After locating the line that contains "float v[VEC];" in the records below, write out exactly that line and each line after it through the one that contains "float t[VEC];", and nothing else.

(Task input)

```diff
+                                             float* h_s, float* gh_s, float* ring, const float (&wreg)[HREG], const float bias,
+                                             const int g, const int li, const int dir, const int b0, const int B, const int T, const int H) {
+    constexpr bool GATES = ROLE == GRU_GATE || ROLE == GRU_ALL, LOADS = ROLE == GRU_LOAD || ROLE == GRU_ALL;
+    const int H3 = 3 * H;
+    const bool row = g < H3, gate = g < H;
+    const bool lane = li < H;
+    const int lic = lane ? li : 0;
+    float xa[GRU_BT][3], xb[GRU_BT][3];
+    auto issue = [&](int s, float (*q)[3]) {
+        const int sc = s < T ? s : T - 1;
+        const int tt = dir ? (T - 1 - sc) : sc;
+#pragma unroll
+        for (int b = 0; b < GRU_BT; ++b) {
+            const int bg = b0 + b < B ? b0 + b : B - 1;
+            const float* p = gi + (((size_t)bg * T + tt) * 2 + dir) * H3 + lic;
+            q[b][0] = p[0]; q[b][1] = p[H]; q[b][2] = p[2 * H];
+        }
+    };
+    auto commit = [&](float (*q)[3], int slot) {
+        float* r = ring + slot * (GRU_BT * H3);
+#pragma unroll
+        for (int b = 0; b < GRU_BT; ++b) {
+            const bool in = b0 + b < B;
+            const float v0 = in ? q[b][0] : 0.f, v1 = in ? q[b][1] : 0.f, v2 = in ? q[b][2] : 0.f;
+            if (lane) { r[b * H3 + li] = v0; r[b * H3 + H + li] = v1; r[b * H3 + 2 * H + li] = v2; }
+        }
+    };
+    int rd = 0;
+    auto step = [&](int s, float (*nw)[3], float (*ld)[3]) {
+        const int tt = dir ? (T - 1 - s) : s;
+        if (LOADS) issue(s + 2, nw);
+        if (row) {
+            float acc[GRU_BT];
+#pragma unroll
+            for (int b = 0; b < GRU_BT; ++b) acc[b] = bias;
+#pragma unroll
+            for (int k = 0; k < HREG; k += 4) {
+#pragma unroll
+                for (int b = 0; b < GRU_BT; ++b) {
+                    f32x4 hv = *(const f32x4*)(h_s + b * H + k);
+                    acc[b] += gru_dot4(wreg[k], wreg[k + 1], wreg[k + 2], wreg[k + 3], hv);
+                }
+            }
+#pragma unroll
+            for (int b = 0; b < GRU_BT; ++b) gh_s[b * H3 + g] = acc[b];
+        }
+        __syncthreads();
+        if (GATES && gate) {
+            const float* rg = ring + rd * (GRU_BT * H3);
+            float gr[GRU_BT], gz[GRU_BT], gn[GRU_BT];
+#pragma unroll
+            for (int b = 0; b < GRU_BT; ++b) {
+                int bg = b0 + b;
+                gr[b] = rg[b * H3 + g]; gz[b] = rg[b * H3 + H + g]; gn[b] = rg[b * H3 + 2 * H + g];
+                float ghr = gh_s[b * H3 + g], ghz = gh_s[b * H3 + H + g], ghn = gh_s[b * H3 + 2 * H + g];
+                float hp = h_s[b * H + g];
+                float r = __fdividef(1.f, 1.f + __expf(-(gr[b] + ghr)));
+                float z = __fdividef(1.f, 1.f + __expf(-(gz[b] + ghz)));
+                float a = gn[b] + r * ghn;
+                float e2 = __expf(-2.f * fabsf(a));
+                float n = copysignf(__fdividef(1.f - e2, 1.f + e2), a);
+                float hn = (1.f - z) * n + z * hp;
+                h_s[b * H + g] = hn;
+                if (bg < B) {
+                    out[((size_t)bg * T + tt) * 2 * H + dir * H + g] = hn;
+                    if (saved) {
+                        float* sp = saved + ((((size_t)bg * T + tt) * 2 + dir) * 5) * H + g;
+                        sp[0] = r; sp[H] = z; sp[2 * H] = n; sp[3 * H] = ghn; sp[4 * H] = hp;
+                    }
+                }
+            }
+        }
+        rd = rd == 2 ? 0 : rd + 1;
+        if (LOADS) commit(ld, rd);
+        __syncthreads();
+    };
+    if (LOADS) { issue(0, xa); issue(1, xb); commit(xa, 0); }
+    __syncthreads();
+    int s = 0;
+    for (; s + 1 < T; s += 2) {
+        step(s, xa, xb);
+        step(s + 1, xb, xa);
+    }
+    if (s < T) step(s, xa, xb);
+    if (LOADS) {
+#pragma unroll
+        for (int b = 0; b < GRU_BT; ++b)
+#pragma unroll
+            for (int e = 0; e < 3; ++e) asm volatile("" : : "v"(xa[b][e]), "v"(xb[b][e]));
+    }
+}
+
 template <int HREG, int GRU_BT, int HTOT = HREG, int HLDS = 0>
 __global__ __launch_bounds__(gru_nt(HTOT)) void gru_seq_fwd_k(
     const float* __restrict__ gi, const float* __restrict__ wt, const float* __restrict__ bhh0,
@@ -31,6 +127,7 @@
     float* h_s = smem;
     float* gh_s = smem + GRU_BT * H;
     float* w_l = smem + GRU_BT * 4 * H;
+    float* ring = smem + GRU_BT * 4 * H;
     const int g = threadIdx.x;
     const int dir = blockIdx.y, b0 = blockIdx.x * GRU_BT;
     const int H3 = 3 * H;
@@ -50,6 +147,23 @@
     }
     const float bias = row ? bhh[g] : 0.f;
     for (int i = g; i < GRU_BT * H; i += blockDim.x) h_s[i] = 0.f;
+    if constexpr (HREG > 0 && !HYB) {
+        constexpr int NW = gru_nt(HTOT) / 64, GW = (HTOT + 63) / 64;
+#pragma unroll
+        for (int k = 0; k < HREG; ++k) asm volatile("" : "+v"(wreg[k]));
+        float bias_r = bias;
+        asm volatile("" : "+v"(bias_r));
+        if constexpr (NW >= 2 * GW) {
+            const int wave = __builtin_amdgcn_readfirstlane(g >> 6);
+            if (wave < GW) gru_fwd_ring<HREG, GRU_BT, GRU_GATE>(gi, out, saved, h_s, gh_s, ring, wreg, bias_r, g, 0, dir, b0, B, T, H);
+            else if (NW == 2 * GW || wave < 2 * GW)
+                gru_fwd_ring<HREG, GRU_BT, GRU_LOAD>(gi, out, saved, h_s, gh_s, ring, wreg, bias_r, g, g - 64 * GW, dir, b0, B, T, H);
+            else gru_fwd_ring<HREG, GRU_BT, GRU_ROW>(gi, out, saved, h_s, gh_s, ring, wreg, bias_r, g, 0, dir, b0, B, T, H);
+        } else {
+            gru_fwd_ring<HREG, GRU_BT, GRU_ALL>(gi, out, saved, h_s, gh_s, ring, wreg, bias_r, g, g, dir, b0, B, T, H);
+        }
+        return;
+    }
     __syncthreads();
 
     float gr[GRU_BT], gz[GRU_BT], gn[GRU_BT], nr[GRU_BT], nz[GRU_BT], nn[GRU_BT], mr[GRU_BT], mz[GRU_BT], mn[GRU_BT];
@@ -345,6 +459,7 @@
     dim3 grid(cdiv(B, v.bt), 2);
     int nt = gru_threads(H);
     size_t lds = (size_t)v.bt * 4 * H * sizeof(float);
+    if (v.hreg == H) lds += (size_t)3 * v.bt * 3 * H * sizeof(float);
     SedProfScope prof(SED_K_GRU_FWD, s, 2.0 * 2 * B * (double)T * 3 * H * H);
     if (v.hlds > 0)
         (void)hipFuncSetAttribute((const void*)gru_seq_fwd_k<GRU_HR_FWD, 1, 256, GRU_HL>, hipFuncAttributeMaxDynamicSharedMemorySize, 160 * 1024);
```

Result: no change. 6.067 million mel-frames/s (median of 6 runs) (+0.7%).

(End Task input)
(Task input)

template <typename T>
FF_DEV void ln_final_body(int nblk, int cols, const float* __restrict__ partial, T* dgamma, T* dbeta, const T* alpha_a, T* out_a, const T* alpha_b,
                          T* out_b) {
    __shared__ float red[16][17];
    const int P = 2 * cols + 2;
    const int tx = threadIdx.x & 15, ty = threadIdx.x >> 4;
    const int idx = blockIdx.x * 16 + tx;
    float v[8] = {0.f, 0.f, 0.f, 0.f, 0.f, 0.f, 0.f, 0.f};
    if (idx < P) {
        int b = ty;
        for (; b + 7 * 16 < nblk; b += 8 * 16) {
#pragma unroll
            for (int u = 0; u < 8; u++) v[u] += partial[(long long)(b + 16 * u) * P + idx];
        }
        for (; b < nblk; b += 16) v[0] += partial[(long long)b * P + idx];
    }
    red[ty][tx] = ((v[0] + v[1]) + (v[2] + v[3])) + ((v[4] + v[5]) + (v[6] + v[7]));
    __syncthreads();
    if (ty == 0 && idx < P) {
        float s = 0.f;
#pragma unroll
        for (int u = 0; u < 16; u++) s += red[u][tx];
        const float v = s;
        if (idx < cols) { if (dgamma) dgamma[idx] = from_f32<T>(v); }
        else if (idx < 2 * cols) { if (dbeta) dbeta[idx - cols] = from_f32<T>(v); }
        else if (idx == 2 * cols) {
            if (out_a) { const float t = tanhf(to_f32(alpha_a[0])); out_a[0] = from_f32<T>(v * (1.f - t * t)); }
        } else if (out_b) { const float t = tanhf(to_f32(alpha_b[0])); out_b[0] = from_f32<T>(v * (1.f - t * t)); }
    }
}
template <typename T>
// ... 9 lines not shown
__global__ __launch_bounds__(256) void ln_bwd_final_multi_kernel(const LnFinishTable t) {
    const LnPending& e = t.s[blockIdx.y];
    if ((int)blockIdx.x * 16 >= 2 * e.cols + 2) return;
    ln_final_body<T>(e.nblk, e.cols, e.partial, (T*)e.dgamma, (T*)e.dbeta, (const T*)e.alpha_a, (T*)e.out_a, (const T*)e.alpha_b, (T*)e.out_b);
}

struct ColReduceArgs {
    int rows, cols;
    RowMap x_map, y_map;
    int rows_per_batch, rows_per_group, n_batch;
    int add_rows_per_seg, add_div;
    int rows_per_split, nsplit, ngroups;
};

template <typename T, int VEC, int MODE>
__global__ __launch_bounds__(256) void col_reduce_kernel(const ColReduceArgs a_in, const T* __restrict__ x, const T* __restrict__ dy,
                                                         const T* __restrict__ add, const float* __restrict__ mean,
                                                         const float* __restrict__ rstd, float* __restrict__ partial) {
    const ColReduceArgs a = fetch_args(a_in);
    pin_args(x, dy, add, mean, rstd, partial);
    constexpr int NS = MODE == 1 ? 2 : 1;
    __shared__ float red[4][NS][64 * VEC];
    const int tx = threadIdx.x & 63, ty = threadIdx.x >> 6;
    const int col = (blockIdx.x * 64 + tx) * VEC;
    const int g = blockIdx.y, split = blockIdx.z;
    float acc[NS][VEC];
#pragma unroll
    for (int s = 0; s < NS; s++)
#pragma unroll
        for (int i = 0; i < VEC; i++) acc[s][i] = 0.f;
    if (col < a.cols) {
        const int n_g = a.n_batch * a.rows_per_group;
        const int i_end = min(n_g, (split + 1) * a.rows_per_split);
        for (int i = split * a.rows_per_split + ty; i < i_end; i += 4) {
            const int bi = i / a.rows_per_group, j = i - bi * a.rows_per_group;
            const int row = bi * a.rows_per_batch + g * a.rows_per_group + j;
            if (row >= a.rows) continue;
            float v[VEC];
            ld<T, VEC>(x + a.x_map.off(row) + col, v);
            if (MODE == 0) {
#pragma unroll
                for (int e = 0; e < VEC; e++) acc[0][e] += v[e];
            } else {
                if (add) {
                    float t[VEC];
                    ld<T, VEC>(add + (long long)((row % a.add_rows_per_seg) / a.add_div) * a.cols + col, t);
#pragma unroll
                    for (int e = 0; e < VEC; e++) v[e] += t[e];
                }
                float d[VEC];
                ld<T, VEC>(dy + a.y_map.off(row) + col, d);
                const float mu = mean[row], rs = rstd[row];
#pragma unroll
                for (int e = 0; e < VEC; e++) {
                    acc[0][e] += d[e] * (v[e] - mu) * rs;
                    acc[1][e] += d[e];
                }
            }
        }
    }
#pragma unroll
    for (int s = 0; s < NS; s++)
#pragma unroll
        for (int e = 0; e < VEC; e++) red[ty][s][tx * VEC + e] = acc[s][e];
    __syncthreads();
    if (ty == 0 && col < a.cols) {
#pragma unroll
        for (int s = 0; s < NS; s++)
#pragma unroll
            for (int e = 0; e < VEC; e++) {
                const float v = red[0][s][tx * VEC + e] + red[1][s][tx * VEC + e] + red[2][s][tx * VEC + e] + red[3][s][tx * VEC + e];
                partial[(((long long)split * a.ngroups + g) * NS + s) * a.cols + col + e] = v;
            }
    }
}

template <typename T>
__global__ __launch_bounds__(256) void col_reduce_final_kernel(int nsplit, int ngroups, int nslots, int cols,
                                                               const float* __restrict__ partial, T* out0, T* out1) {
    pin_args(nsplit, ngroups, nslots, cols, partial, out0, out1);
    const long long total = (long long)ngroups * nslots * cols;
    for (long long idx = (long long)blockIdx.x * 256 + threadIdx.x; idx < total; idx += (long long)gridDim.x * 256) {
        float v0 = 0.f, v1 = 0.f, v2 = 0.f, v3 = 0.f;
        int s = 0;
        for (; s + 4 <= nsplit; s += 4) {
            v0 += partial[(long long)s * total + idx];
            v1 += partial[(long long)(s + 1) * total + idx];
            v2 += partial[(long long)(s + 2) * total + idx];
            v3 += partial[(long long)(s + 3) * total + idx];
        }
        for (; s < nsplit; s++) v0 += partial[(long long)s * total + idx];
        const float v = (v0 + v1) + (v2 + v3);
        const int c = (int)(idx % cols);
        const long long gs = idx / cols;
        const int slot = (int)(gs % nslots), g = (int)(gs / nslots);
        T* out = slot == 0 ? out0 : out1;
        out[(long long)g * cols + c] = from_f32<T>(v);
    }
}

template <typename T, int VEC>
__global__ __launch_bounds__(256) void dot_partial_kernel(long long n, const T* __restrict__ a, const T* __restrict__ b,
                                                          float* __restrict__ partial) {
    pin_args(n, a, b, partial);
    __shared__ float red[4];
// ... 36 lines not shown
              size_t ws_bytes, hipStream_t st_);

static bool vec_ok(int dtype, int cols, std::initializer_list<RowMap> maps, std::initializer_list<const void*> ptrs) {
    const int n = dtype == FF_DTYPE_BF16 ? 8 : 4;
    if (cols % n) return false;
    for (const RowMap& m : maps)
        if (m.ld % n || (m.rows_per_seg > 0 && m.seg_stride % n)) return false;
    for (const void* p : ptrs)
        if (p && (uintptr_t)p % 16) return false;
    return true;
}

(End Task input)

**Solution below**
            float v[VEC];
            ld<T, VEC>(x + a.x_map.off(row) + col, v);
            if (MODE == 0) {
#pragma unroll
                for (int e = 0; e < VEC; e++) acc[0][e] += v[e];
            } else {
                if (add) {
                    float t[VEC];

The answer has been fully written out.